The race to win over bookworms with digital ink may no longer be a two-horse race.

One of the products being demonstrated during this week's DEMO conference is an electronic tablet by British chipmaker Plastic Logic. The unnamed prototype uses the same E Ink display technology as Sony's (NYSE:SNE) Reader and Amazon.com's (NASDAQ:AMZN) Kindle that makes reading soft on the eyes. It may hit the market as early as the first half of next year.

Do we really need another e-book reader? Well, Plastic Logic's device differs in that it offers a bigger display than its more compact rivals-to-be. With essentially the same dimensions as a notepad, the new gadget offers a letter-sized screen, which may make it more suitable to read newspapers and magazines that are delivered wirelessly.

The chances of it changing the world and slaying the Kindle? Unlikely.

Sony has been at it for a couple of years now. Amazon has the online-store ecosystem that encourages self-publishing and is already selling digital subscriptions of popular dailies like New York Times (NYSE:NYT), Washington Post (NYSE:WPO), and News Corp.'s (NYSE:NWS) The Wall Street Journal. There are also smaller players like Franklin, Etaco, and iRex in this market.

A rookie is going to have to offer more, especially because Amazon is already admittedly working on new and improved versions of Kindle, which it started selling last year. With Amazon's dreams of entering the education market likely requiring a larger display to render textbook graphics accurately, you can't butt heads with the country's leading online retailer unless you're at least two steps ahead of it.

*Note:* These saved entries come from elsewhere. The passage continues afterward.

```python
class Hparams(ctypes.Structure):
# ... 28 lines not shown
    ('ptta_forward_eval', c_int, [_P, _P, _P, _P, _P]),
    ('ptta_loss_forward', c_int, [_P, _P, _P, _P, _P, _P, _P, c_int64, c_float, c_float, c_float, _P, _P]),
    ('ptta_loss_backward', c_int, [_P, _P, _P, _P, _P, _P, _P, c_int64, _P, _P, _P]),
    ('ptta_backward', c_int, [_P, _P, _P, _P, _P, _P]),
    ('ptta_set_grad', c_int, [_P, c_char_p, _P, c_int64, _P]),
    ('ptta_get_grad', c_int, [_P, c_char_p, _P, c_int64, _P]),
    ('ptta_adapted_count', c_int, [_P]),
    ('ptta_adapted_name', c_char_p, [_P, c_int, POINTER(c_int64)]),
    ('ptta_adapted_repeat', c_int, [_P, c_int]),
    ('ptta_adam_step', c_int, [_P, _P, _P, _P]),
    ('ptta_step', c_int, [_P, _P, _P, _P, _P, _P, _P, _P]),
    ('ptta_step_pipelined', c_int, [_P] * 5 + [c_uint64] + [_P] * 2 + [c_uint64] + [_P] * 3),
    ('ptta_pipeline_stream', c_int, [_P, POINTER(c_void_p)]),
    ('ptta_forward_eval_last', c_int, [_P, _P, _P]),
    ('ptta_outlier_removal', c_int, [_P, _P, _P, _P, c_int, c_int, c_int, c_int, c_float, _P, _P]),
    ('ptta_eval_metrics', c_int, [_P, _P, c_int64, c_float, c_float, _P, _P, _P]),
    ('ptta_mdconv_forward', c_int, [_P] * 6 + [c_int] * 15 + [_P]),
    ('ptta_mdconv_backward', c_int, [_P] * 11 + [c_int] * 15 + [_P]),
    ('ptta_set_image_norm', c_int, [_P, c_float, POINTER(c_float), POINTER(c_float)]),
    ('ptta_head_bind', c_int, [_P, c_char_p, _P, _P, _P]),
    ('ptta_head_set_hparams', c_int, [_P, c_float, c_float, c_float, c_float, c_float, c_float, c_int, _P]),
    ('ptta_head_reload', c_int, [_P, _P]),
    ('ptta_head_forward', c_int, [_P, _P, _P, c_int, _P, _P, _P]),
    ('ptta_head_backward', c_int, [_P, _P, _P]),
    ('ptta_head_adam_step', c_int, [_P, _P]),
    ('ptta_head_step', c_int, [_P, _P, _P, c_int, _P, _P]),
    ('ptta_head_get_grad', c_int, [_P, c_char_p, _P, c_int64, POINTER(c_int), _P]),
    ('ptta_head_set_form', c_int, [_P, c_int]),
    ('ptta_crop_flip', c_int, [_P, _P] + [c_int] * 6 + [_P] * 5),
    ('ptta_rotate', c_int, [_P, _P, c_int, c_int, c_int, c_int, _P, _P, c_int, _P]),
    ('ptta_resize_crop', c_int, [_P, _P, c_int, c_int, c_int, c_int, _P, _P, _P, _P, _P, c_int, c_int, _P]),
    ('ptta_photometric', c_int, [_P, _P, c_int, c_int, c_int, _P, _P, _P, _P, _P, _P, _P, _P]),
    ('ptta_photometric_full', c_int, [_P, _P, c_int, c_int, c_int] + [_P] * 12),
    ('ptta_add_noise', c_int, [_P, _P, _P, c_int, c_int, c_int, c_int, _P, c_float, c_int, _P]),
    ('ptta_remove_patches', c_int, [_P, _P, c_int, c_int, c_int, c_int, _P, _P, _P, _P, _P]),
    ('ptta_crop_pad', c_int, [_P, _P, c_int, c_int, c_int, c_int] + [_P] * 7 + [c_int, c_float, _P]),
    ('ptta_resize_pad', c_int, [_P, _P, c_int, c_int, c_int, c_int] + [_P] * 5 + [c_int, c_int, c_float, _P]),
    ('ptta_set_stat_sync', c_int, [_P, _P, _P, _P, c_int64, c_int]),
    ('ptta_rccl_unique_id', c_int, [_P]),
    ('ptta_rccl_comm_create', c_int, [_P, c_int, c_int, POINTER(c_void_p)]),
    ('ptta_rccl_comm_destroy', c_int, [_P]),
    ('ptta_rccl_allreduce_mean_f32', c_int, [_P, _P, c_int64, _P]),
    ('ptta_rccl_last_error', c_char_p, []),
    ('ptta_set_stat_sync_rccl', c_int, [_P, _P, _P, c_int64, c_int]),
    ('ptta_set_grad_sync_rccl', c_int, [_P, _P]),
    ('ptta_set_graph', c_int, [_P, c_int]),
    ('ptta_set_option', c_int, [_P, c_char_p, c_int]),
    ('ptta_get_option', c_int, [_P, c_char_p, POINTER(c_int)]),
    ('ptta_profile', c_int, [_P, c_int]),
    ('ptta_profile_read', c_int, [_P, c_int, POINTER(ctypes.c_double), POINTER(ctypes.c_double), POINTER(ctypes.c_double),
                                  POINTER(c_int64), _P]),
    ('ptta_debug_tensor', c_int, [_P, c_char_p, _P, c_int64, POINTER(c_int64), _P]),
    ('ptta_op_conv32', c_int, [_P, _P, _P, _P, c_int, c_int, c_int, c_int, c_int, c_int, c_int, c_int, c_int, _P]),
    ('ptta_op_conv32_chain', c_int, [_P] * 6 + [c_int] * 7 + [POINTER(c_float), _P]),
    ('ptta_op_gwgrad', c_int, [_P, _P, _P, _P] + [c_int] * 7 + [POINTER(c_float), _P]),
    ('ptta_op_gconv', c_int, [_P, c_int, c_int, _P, c_int, c_int, _P, _P, _P] + [c_int] * 16 + [POINTER(ctypes.c_double), POINTER(c_int), _P]),
    ('ptta_op_gbn', c_int, [POINTER(GbnArgs), _P]),
    ('ptta_version', c_int, []),
]

_lib = None


def load():
    global _lib
    if _lib is not None:
        return _lib
    import torch
    if not os.path.exists(LIB_PATH):
        raise RuntimeError('libptta_hip.so not found at %s: build it with `python -c "import '
                           '__graft_entry__ as g; g.build()"` — there is no CPU fallback' % LIB_PATH)
    lib = ctypes.CDLL(LIB_PATH)
    for name, res, args in SIGNATURES:
        fn = getattr(lib, name)
        fn.restype = res
        fn.argtypes = args
    have = lib.ptta_version()
    if have != PTTA_ABI_VERSION:
        raise RuntimeError('%s has ABI version %d, this binding is written against %d (include/ptta.h PTTA_ABI_VERSION): rebuild it with '
                           '`make -C tta-depth-completion_amd/csrc`' % (LIB_PATH, have, PTTA_ABI_VERSION))
    _lib = lib
    return lib


def check(lib, handle, rc, what):
    if rc != 0:
        msg = lib.ptta_last_error(handle).decode() if handle else ''
        raise RuntimeError('%s failed (%d): %s' % (what, rc, msg))


def ptr(t):
    if t is None:
        return None
    assert t.is_contiguous()
    return c_void_p(t.data_ptr())


__all__ = ['load', 'check', 'ptr', 'Hparams', 'GbnArgs', 'GbnView', 'SIGNATURES', 'LIB_PATH', 'byref']
```

tta-depth-completion_amd/proxytta/engine.py:

```python
import ctypes
from ctypes import byref, c_int, c_int64, c_void_p

import torch

from . import _lib
from ._lib import Hparams, check, ptr

ADAPTED = ('conv1_rgb_meta.weight', 'conv1_rgb_meta.bias')
_P2 = 'conv1_rgb_meta.conv1_meta.'
ADAPTED_2LAYERS = (_P2 + '0.0.weight', _P2 + '0.1.weight', _P2 + '0.1.bias', _P2 + '1.weight', _P2 + '1.bias',
                   _P2 + '2.weight', _P2 + '2.bias')


HEAD_PARAMS = tuple('%s.%s.%s' % (m, l, t) for m in ('proj', 'pred') for l in ('0', '1', '3') for t in ('weight', 'bias'))
HEAD_TARGETS = tuple('proj_t' + k[4:] for k in HEAD_PARAMS[:6])


def adapted_names(meta='1layer'):
    return ADAPTED_2LAYERS if meta == '2layers' else ADAPTED
_BOUND_SUFFIX = ('running_mean', 'running_var', 'num_batches_tracked')


def _stream():
    return c_void_p(torch.cuda.current_stream().cuda_stream)
# ... 355 lines not shown
        image = self._f32(image, (self.n, 3, self.h, self.w))
        sparse = self._f32(sparse, (self.n, 1, self.h, self.w))
        loss = torch.empty(1, device=image.device, dtype=torch.float32)
        self._chk(self.lib.ptta_head_step(self.handle, ptr(image), ptr(sparse), int(bool(reverse)), ptr(loss), _stream()), 'ptta_head_step')
        return loss

    def head_grad(self, name, like):
        has = c_int(0)
        out = torch.empty_like(like)
        self._chk(self.lib.ptta_head_get_grad(self.handle, name.encode(), ptr(out), out.numel(), byref(has), _stream()), 'ptta_head_get_grad')
        return out if has.value else None

    def set_graph(self, enable):
        self._chk(self.lib.ptta_set_graph(self.handle, int(bool(enable))), 'ptta_set_graph')

    def set_option(self, key, value):
        self._chk(self.lib.ptta_set_option(self.handle, key.encode(), int(value)), 'ptta_set_option(%s)' % key)

    def get_option(self, key):
        v = ctypes.c_int(0)
        self._chk(self.lib.ptta_get_option(self.handle, key.encode(), byref(v)), 'ptta_get_option(%s)' % key)
        return v.value

    def profile(self, enable):
        self._chk(self.lib.ptta_profile(self.handle, int(bool(enable))), 'ptta_profile')

    def profile_read(self, klass):
        ms, by, mc, n = ctypes.c_double(0), ctypes.c_double(0), ctypes.c_double(0), c_int64(0)
        self._chk(self.lib.ptta_profile_read(self.handle, int(klass), byref(ms), byref(by), byref(mc), byref(n), _stream()),
                  'ptta_profile_read')
        return ms.value, by.value, mc.value, n.value

    def debug_tensor(self, name):
        n = c_int64(0)
        self._chk(self.lib.ptta_debug_tensor(self.handle, name.encode(), None, 0, byref(n), _stream()), 'ptta_debug_tensor')
        out = torch.empty(n.value, device=self.device, dtype=torch.float32)
        self._chk(self.lib.ptta_debug_tensor(self.handle, name.encode(), ptr(out), n.value, byref(n), _stream()),
                  'ptta_debug_tensor')
        return out


def op_conv32(x_nhwc, weight, bias, mode, relu_in=False, in_major=False, flip=False, dtype='fp32', naive=False, x3=False):
    lib = _lib.load()
    b, h, w, _ = x_nhwc.shape
    ho, wo = {0: (h, w), 1: (h // 2, w // 2), 2: (2 * h, 2 * w)}[mode]
    out = torch.empty((b, ho, wo, 32), device=x_nhwc.device, dtype=torch.float32)
    rc = lib.ptta_op_conv32(ptr(x_nhwc.contiguous()), ptr(weight.contiguous()), ptr(bias), ptr(out), b, h, w, mode,
                            int(relu_in), int(in_major), int(flip), 0 if dtype == 'fp32' else 1, int(bool(naive)) | (2 if x3 else 0), _stream())
    if rc != 0:
        raise RuntimeError('ptta_op_conv32 failed (%d)' % rc)
    return out


GWGRAD_IMPLS = {'default': 0, 'fp32_mfma': 1, 'naive': 2}


def op_gwgrad(x_nhwc, gy_nhwc, impl='default', with_bias=True, reps=0):
    lib = _lib.load()
    b, h, w, ci = x_nhwc.shape
    co = gy_nhwc.shape[3]
    assert tuple(gy_nhwc.shape[:3]) == (b, h, w)
    x_nhwc, gy_nhwc = x_nhwc.float().contiguous(), gy_nhwc.float().contiguous()
    gw = torch.empty((co, ci, 3, 3), device=x_nhwc.device, dtype=torch.float32)
    gb = torch.empty((co,), device=x_nhwc.device, dtype=torch.float32) if with_bias else None
    us = ctypes.c_float(0.0)
    rc = lib.ptta_op_gwgrad(ptr(x_nhwc), ptr(gy_nhwc), ptr(gw), ptr(gb), b, h, w, ci, co,
                            GWGRAD_IMPLS[impl], int(reps), byref(us), _stream())
    if rc != 0:
        raise RuntimeError('ptta_op_gwgrad failed (%d)' % rc)
    return gw, gb, (us.value if reps > 0 else None)


GCONV_GEOMS = {'s1': 0, 's2': 1, 't2': 2}
GCONV_ACTS = {'none': 0, 'relu': 1, 'lrelu': 2, 'sigmoid': 3}
GCONV_IMPLS = {'mfma': 0, 'direct': 1}
GCONV_FORMS = {-1: None, 0: 'plain', 1: 'nco2', 2: 'ksplit'}


def op_gconv(x0, weight, y, x1=None, bias=None, k=3, geom='s1', act='none', accumulate=False, impl='mfma', vert=False, six_b=0,
             x1_from_b=None, x1_w2=False, dgrad=False, stat_npass=0):
    lib = _lib.load()

    def view(t):
        b, h, w, c = t.shape
        ld = t.stride(2)
        assert t.dtype == torch.float32 and t.stride(3) == 1 and t.stride(1) == w * ld and t.stride(0) == h * w * ld and ld >= c
        return c_void_p(t.data_ptr()), c, ld
    b, hin, win, _ = x0.shape
    hout, wout = y.shape[1], y.shape[2]
    assert y.shape[0] == b and (x1 is None or tuple(x1.shape[:3]) == (b, hin, win))
    p0, c0, ld0 = view(x0)
    p1, c1, ld1 = view(x1) if x1 is not None else (None, 0, 0)
    py, co, ldy = view(y)
    stats = (ctypes.c_double * (stat_npass * 2 * co))() if stat_npass else None
    form = c_int(-1)
    flags = (1 if vert else 0) | (2 if x1_w2 else 0) | (4 if dgrad else 0)
    rc = lib.ptta_op_gconv(p0, c0, ld0, p1, c1, ld1, ptr(weight.contiguous()), ptr(bias), py, co, ldy, b, hin, win, hout, wout, k,
                           GCONV_GEOMS[geom], GCONV_ACTS[act], int(bool(accumulate)), GCONV_IMPLS[impl], flags, int(six_b),
                           (1 << 30) if x1_from_b is None else int(x1_from_b), int(stat_npass), stats, byref(form), _stream())
    if rc != 0:
        raise RuntimeError('ptta_op_gconv failed (%d)' % rc)
    st = torch.tensor(list(stats), dtype=torch.float64).view(stat_npass, 2, co) if stat_npass else None
    return GCONV_FORMS[form.value], st
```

The only way to make a dent in Amazon -- or Sony for that matter -- is to create tablets so cheap that newspaper companies can subsidize the costs by sending them out to their willing subscribers, knowing that they will make that up in interactive advertising. Because print and delivery costs make up the lion's share of a newspaper's operating overhead, this may actually make sense. However, what's to stop Amazon from striking similar "free Kindle" deals where e-book readers become the new "free wireless handset" for customers who commit to two-year contracts?

A New York Times article detailing Plastic Logic's device points to the eventual future when E Ink's black-on-white display gets colorized and ads are clickable and multimedia. Cool, right? Just like a high-tech version of those Harry Potter movie newspapers, no?

Psst. We have that already. It's called the Internet. With laptops becoming even more portable, cheaper, and wirelessly accessible, isn't tomorrow already here?